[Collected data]

= = =

template <typename T>
struct RT;
template <>
struct RT<double> {
  typedef double v4 __attribute__((ext_vector_type(4)));
  typedef double v2 __attribute__((ext_vector_type(2)));
  static __device__ inline v4 mfma(double a, double b, v4 c) { return __builtin_amdgcn_mfma_f64_16x16x4f64(a, b, c, 0, 0, 0); }
  static __device__ inline int row(int lane, int reg) { return (lane >> 4) + 4 * reg; }
};
template <>
struct RT<float> {
  typedef float v4 __attribute__((ext_vector_type(4)));
  typedef float v2 __attribute__((ext_vector_type(2)));
  static __device__ inline v4 mfma(float a, float b, v4 c) { return __builtin_amdgcn_mfma_f32_16x16x4f32(a, b, c, 0, 0, 0); }
  static __device__ inline int row(int lane, int reg) { return 4 * (lane >> 4) + reg; }
// ... 1272 lines not shown
  matvec_t(Linv + (int64_t)k * NB * NB, zk);
  __syncthreads();
  if (tid < NB) xk[tid] = part[0][tid] + part[1][tid];
  __syncthreads();
  if (tkk >= 0) matvec_t(S + tkk * NB * NB, xk);
  else part[half][c] = 0;
  __syncthreads();
  if (tid < NB) {
    const T d = D[(int64_t)(k - 1) * NB + tid];
    zk[tid] = (y[(int64_t)(k - 1) * NB + tid] - d * (part[0][tid] + part[1][tid])) / d;
  }
  __syncthreads();
  matvec_t(Linv + (int64_t)(k - 1) * NB * NB, zk);
  __syncthreads();
  if (tid < NB) xk1[tid] = part[0][tid] + part[1][tid];
  __syncthreads();
  if (bid == 0) {
    if (tid < NB) {
      x[(int64_t)k * NB + tid] = xk[tid];
      x[(int64_t)(k - 1) * NB + tid] = xk1[tid];
    }
    return;
  }
  const T *Lkj = S + tkj * NB * NB, *Lk1j = S + tk1j * NB * NB;
  T s = 0;
  if (tkj >= 0 && tk1j >= 0) {
    for (int r = half * 64; r < half * 64 + 64; r++) s += Lkj[r * NB + c] * xk[r] + Lk1j[r * NB + c] * xk1[r];
  } else if (tkj >= 0) {
    for (int r = half * 64; r < half * 64 + 64; r++) s += Lkj[r * NB + c] * xk[r];
  } else if (tk1j >= 0) {
    for (int r = half * 64; r < half * 64 + 64; r++) s += Lk1j[r * NB + c] * xk1[r];
  }
  part[half][c] = s;
  __syncthreads();
  if (tid < NB) y[(int64_t)j * NB + tid] -= D[(int64_t)j * NB + tid] * (part[0][tid] + part[1][tid]);
}

template <typename T>
__global__ __launch_bounds__(256) void k_bwd_pair(const T *__restrict__ S, const int64_t *__restrict__ co, const T *__restrict__ Linv,
                                                   const T *__restrict__ D, T *__restrict__ y, T *__restrict__ x, int k,
                                                   const int *__restrict__ cols = nullptr) {
  bwd_pair_body<T>(S, co, Linv, D, y, x, k, cols, (int)blockIdx.x);
}
template <typename T>
__global__ __launch_bounds__(256) void k_bwd_pair2(const T *__restrict__ S, const int64_t *__restrict__ co, const T *__restrict__ Linv,
                                                    const T *__restrict__ D, T *__restrict__ y, T *__restrict__ x, int ka,
                                                    const int *__restrict__ cols_a, int na, int kc, const int *__restrict__ cols_c) {
  const bool second = (int)blockIdx.x >= na;
  bwd_pair_body<T>(S, co, Linv, D, y, x, second ? kc : ka, second ? cols_c : cols_a, (int)blockIdx.x - (second ? na : 0));
}


template <typename T>
__global__ __launch_bounds__(256) void k_fwd_step_multi(const T *__restrict__ S, const int64_t *__restrict__ co, const T *__restrict__ Linv,
                                                         T *__restrict__ b, T *__restrict__ y, int k, int64_t ld) {
  BA_VT
  __shared__ T yk[NB];
  const int tid = threadIdx.x, lane = tid & 63, wv = tid >> 6;
  const int i = k + blockIdx.x;
  const int64_t tik = blockIdx.x == 0 ? 0 : tix(co, i, k);
  if (tik < 0) return;
  b += (int64_t)blockIdx.y * ld;
  y += (int64_t)blockIdx.y * ld;
  const T *Lk = Linv + (int64_t)k * NB * NB;
  const d2 bk = *reinterpret_cast<const d2 *>(b + (int64_t)k * NB + 2 * lane);
  for (int rr = 0; rr < 32; rr++) {
    int row = wv * 32 + rr;
    d2 l = *reinterpret_cast<const d2 *>(Lk + row * NB + 2 * lane);
    T s = wsum(l.x * bk.x + l.y * bk.y);
    if (lane == 0) yk[row] = s;
  }
  __syncthreads();
  if (blockIdx.x == 0) {
    if (tid < NB) y[(int64_t)k * NB + tid] = yk[tid];
    return;
  }
  const T *Lik = S + tik * NB * NB;
  const T y0 = yk[2 * lane], y1 = yk[2 * lane + 1];
  for (int rr = 0; rr < 32; rr++) {
    int row = wv * 32 + rr;
    d2 l = *reinterpret_cast<const d2 *>(Lik + row * NB + 2 * lane);
    T s = wsum(l.x * y0 + l.y * y1);
    if (lane == 0) b[(int64_t)i * NB + row] -= s;
  }
}

template <typename T>
__global__ __launch_bounds__(256) void k_bwd_step_multi(const T *__restrict__ S, const int64_t *__restrict__ co, const T *__restrict__ Linv,
                                                         const T *__restrict__ D, T *__restrict__ y, T *__restrict__ x, int k, int64_t ld) {
  __shared__ T zk[NB], xk[NB], part[2][NB];
  const int tid = threadIdx.x;
  const int c = tid & (NB - 1), half = tid >> 7;
  const int j = (int)blockIdx.x - 1;
  const int64_t tkj = blockIdx.x == 0 ? 0 : tix(co, k, j);
  if (tkj < 0) return;
  y += (int64_t)blockIdx.y * ld;
  x += (int64_t)blockIdx.y * ld;
  if (tid < NB) zk[tid] = y[(int64_t)k * NB + tid] / D[(int64_t)k * NB + tid];
  __syncthreads();
  {
    const T *Lk = Linv + (int64_t)k * NB * NB;
    T s = 0;
    for (int r = half * 64; r < half * 64 + 64; r++) s += Lk[r * NB + c] * zk[r];
    part[half][c] = s;
  }
  __syncthreads();
  if (tid < NB) xk[tid] = part[0][tid] + part[1][tid];
  __syncthreads();
  if (blockIdx.x == 0) {
    if (tid < NB) x[(int64_t)k * NB + tid] = xk[tid];
    return;
  }
  const T *Lkj = S + tkj * NB * NB;
  T s = 0;
  for (int r = half * 64; r < half * 64 + 64; r++) s += Lkj[r * NB + c] * xk[r];
  part[half][c] = s;
  __syncthreads();
  if (tid < NB) y[(int64_t)j * NB + tid] -= D[(int64_t)j * NB + tid] * (part[0][tid] + part[1][tid]);
}

}

int64_t dense_ldl_tiles_doubles(int64_t n_unpadded) {
  int64_t nt = (n_unpadded + NB - 1) / NB;
  if (nt < 1) nt = 1;
  return nt * (nt + 1) / 2 * NB * NB;
}

template <typename T>
static int set_kernel_attrs() {
  static std::atomic<bool> g_attr_done{false};
  if (g_attr_done.load()) return BA_OK;
  BA_HIP_CHECK(hipFuncSetAttribute(reinterpret_cast<const void *>(k_ldl_diag<T>),
                                   hipFuncAttributeMaxDynamicSharedMemorySize, (int)(DIAG_LDS_ELEMS * sizeof(T))));
  BA_HIP_CHECK(hipFuncSetAttribute(reinterpret_cast<const void *>(k_ldl_update<T, 1>),
                                   hipFuncAttributeMaxDynamicSharedMemorySize, (int)gemm_priv_lds_bytes<T>()));
  BA_HIP_CHECK(hipFuncSetAttribute(reinterpret_cast<const void *>(k_ldl_pairdiag<T, true>),
                                   hipFuncAttributeMaxDynamicSharedMemorySize, (int)(DIAG_LDS_ELEMS * sizeof(T))));
  BA_HIP_CHECK(hipFuncSetAttribute(reinterpret_cast<const void *>(k_ldl_pairdiag<T, false>),
                                   hipFuncAttributeMaxDynamicSharedMemorySize, (int)(DIAG_LDS_ELEMS * sizeof(T))));
  BA_HIP_CHECK(hipFuncSetAttribute(reinterpret_cast<const void *>(k_ldl_pairtrsm<T, true>),
                                   hipFuncAttributeMaxDynamicSharedMemorySize, (int)(PT_LDS_ELEMS * sizeof(T))));
  BA_HIP_CHECK(hipFuncSetAttribute(reinterpret_cast<const void *>(k_ldl_pairtrsm<T, false>),
                                   hipFuncAttributeMaxDynamicSharedMemorySize, (int)(PT_LDS_ELEMS * sizeof(T))));
  BA_HIP_CHECK(hipFuncSetAttribute(reinterpret_cast<const void *>(k_ldl_update_rs<T>),
                                   hipFuncAttributeMaxDynamicSharedMemorySize, (int)(RS_LDS_ELEMS * sizeof(T))));
  BA_HIP_CHECK(hipFuncSetAttribute(reinterpret_cast<const void *>(k_ldl_update2<T>), hipFuncAttributeMaxDynamicSharedMemorySize,
                                   (int)gemm_priv_lds_bytes<T>()));
  BA_HIP_CHECK(hipFuncSetAttribute(reinterpret_cast<const void *>(k_ldl_diag2<T>), hipFuncAttributeMaxDynamicSharedMemorySize,
                                   (int)(DIAG_LDS_ELEMS * sizeof(T))));
  BA_HIP_CHECK(hipFuncSetAttribute(reinterpret_cast<const void *>(k_ldl_update_part2<T>), hipFuncAttributeMaxDynamicSharedMemorySize,
                                   (int)part_lds_bytes<T>()));
  BA_HIP_CHECK(hipFuncSetAttribute(reinterpret_cast<const void *>(k_ldl_update_part<T>),
                                   hipFuncAttributeMaxDynamicSharedMemorySize, (int)part_lds_bytes<T>()));
  BA_HIP_CHECK(hipFuncSetAttribute(reinterpret_cast<const void *>(k_ldl_update<T, 1, true>),
                                   hipFuncAttributeMaxDynamicSharedMemorySize, (int)gemm_priv_lds_bytes<T>()));
  g_attr_done.store(true);
  return BA_OK;
}
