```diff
-  auto dof0 = [&]() { return (size_t)opaque_index(e) * ND + lc * CL; };
   GS_PROF_DECL
   for (int it = 0; it < total; ++it) {
     if (it < n_pd && (it % sub) == 0) {
       const bool first = it == 0;
-      const size_t d0 = dof0();
 #pragma unroll
       for (int k = 0; k < CL; ++k) {
-        const float qj = first ? A.dof_state_in[(d0 + k) * 2 + 0] : s.q[k];
-        const float qdj = first ? A.dof_state_in[(d0 + k) * 2 + 1] : s.qd[k];
-        const float aj = A.actions[d0 + k];
-        tau[k] = clampf(A.kp * (A.scale * aj + A.default_pos[lc * CL + k] - qj) - A.kd * qdj, -A.tlim, A.tlim);
+        const float qj = first ? q_in[k] : s.q[k];
+        const float qdj = first ? qd_in[k] : s.qd[k];
+        const float aj = action(k);
+        tau[k] = clampf(A.kp * (A.scale * aj + dpos_tab[lc * CL + k] - qj) - A.kd * qdj, -A.tlim, A.tlim);
       }
     }
     const bool last = it == total - 1 && P.collect && tl.out;
@@ -2275,7 +2310,7 @@
     for (int k = 0; k < CL; ++k) A.torques_out[d0 + k] = tau[k];
     if (A.actions_copy) {
 #pragma unroll
-      for (int k = 0; k < CL; ++k) A.actions_copy[d0 + k] = A.actions[d0 + k];
+      for (int k = 0; k < CL; ++k) A.actions_copy[d0 + k] = action(k);
     }
   }
   if (A.root_out && lc == 0 && tl.out) {
@@ -2283,7 +2318,7 @@
     o[0] = s.p[0]; o[1] = s.p[1]; o[2] = s.p[2];
     o[3] = s.quat[0]; o[4] = s.quat[1]; o[5] = s.quat[2]; o[6] = s.quat[3];
     float v[3];
-    team_com_velocity<T>(M, s, v);
+    team_com_velocity<T>(sct, s, v);
     o[7] = v[0]; o[8] = v[1]; o[9] = v[2];
     o[10] = s.w[0]; o[11] = s.w[1]; o[12] = s.w[2];
   }
```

= = =

• **PROBLEM STATEMENT**
Taking the entries above, write out exactly each line from the one holding "const int j = (int)blockIdx.x - 1;" to the one holding "int64_t dense_ldl_tiles_doubles(int64_t n_unpadded)", both included, and stop there.

• **FINISHED EXERCISE**
  const int j = (int)blockIdx.x - 1;
  const int64_t tkj = blockIdx.x == 0 ? 0 : tix(co, k, j);
  if (tkj < 0) return;
  y += (int64_t)blockIdx.y * ld;
  x += (int64_t)blockIdx.y * ld;
  if (tid < NB) zk[tid] = y[(int64_t)k * NB + tid] / D[(int64_t)k * NB + tid];
  __syncthreads();
  {
    const T *Lk = Linv + (int64_t)k * NB * NB;
    T s = 0;
    for (int r = half * 64; r < half * 64 + 64; r++) s += Lk[r * NB + c] * zk[r];
    part[half][c] = s;
  }
  __syncthreads();
  if (tid < NB) xk[tid] = part[0][tid] + part[1][tid];
  __syncthreads();
  if (blockIdx.x == 0) {
    if (tid < NB) x[(int64_t)k * NB + tid] = xk[tid];
    return;
  }
  const T *Lkj = S + tkj * NB * NB;
  T s = 0;
  for (int r = half * 64; r < half * 64 + 64; r++) s += Lkj[r * NB + c] * xk[r];
  part[half][c] = s;
  __syncthreads();
  if (tid < NB) y[(int64_t)j * NB + tid] -= D[(int64_t)j * NB + tid] * (part[0][tid] + part[1][tid]);
}

}

int64_t dense_ldl_tiles_doubles(int64_t n_unpadded) {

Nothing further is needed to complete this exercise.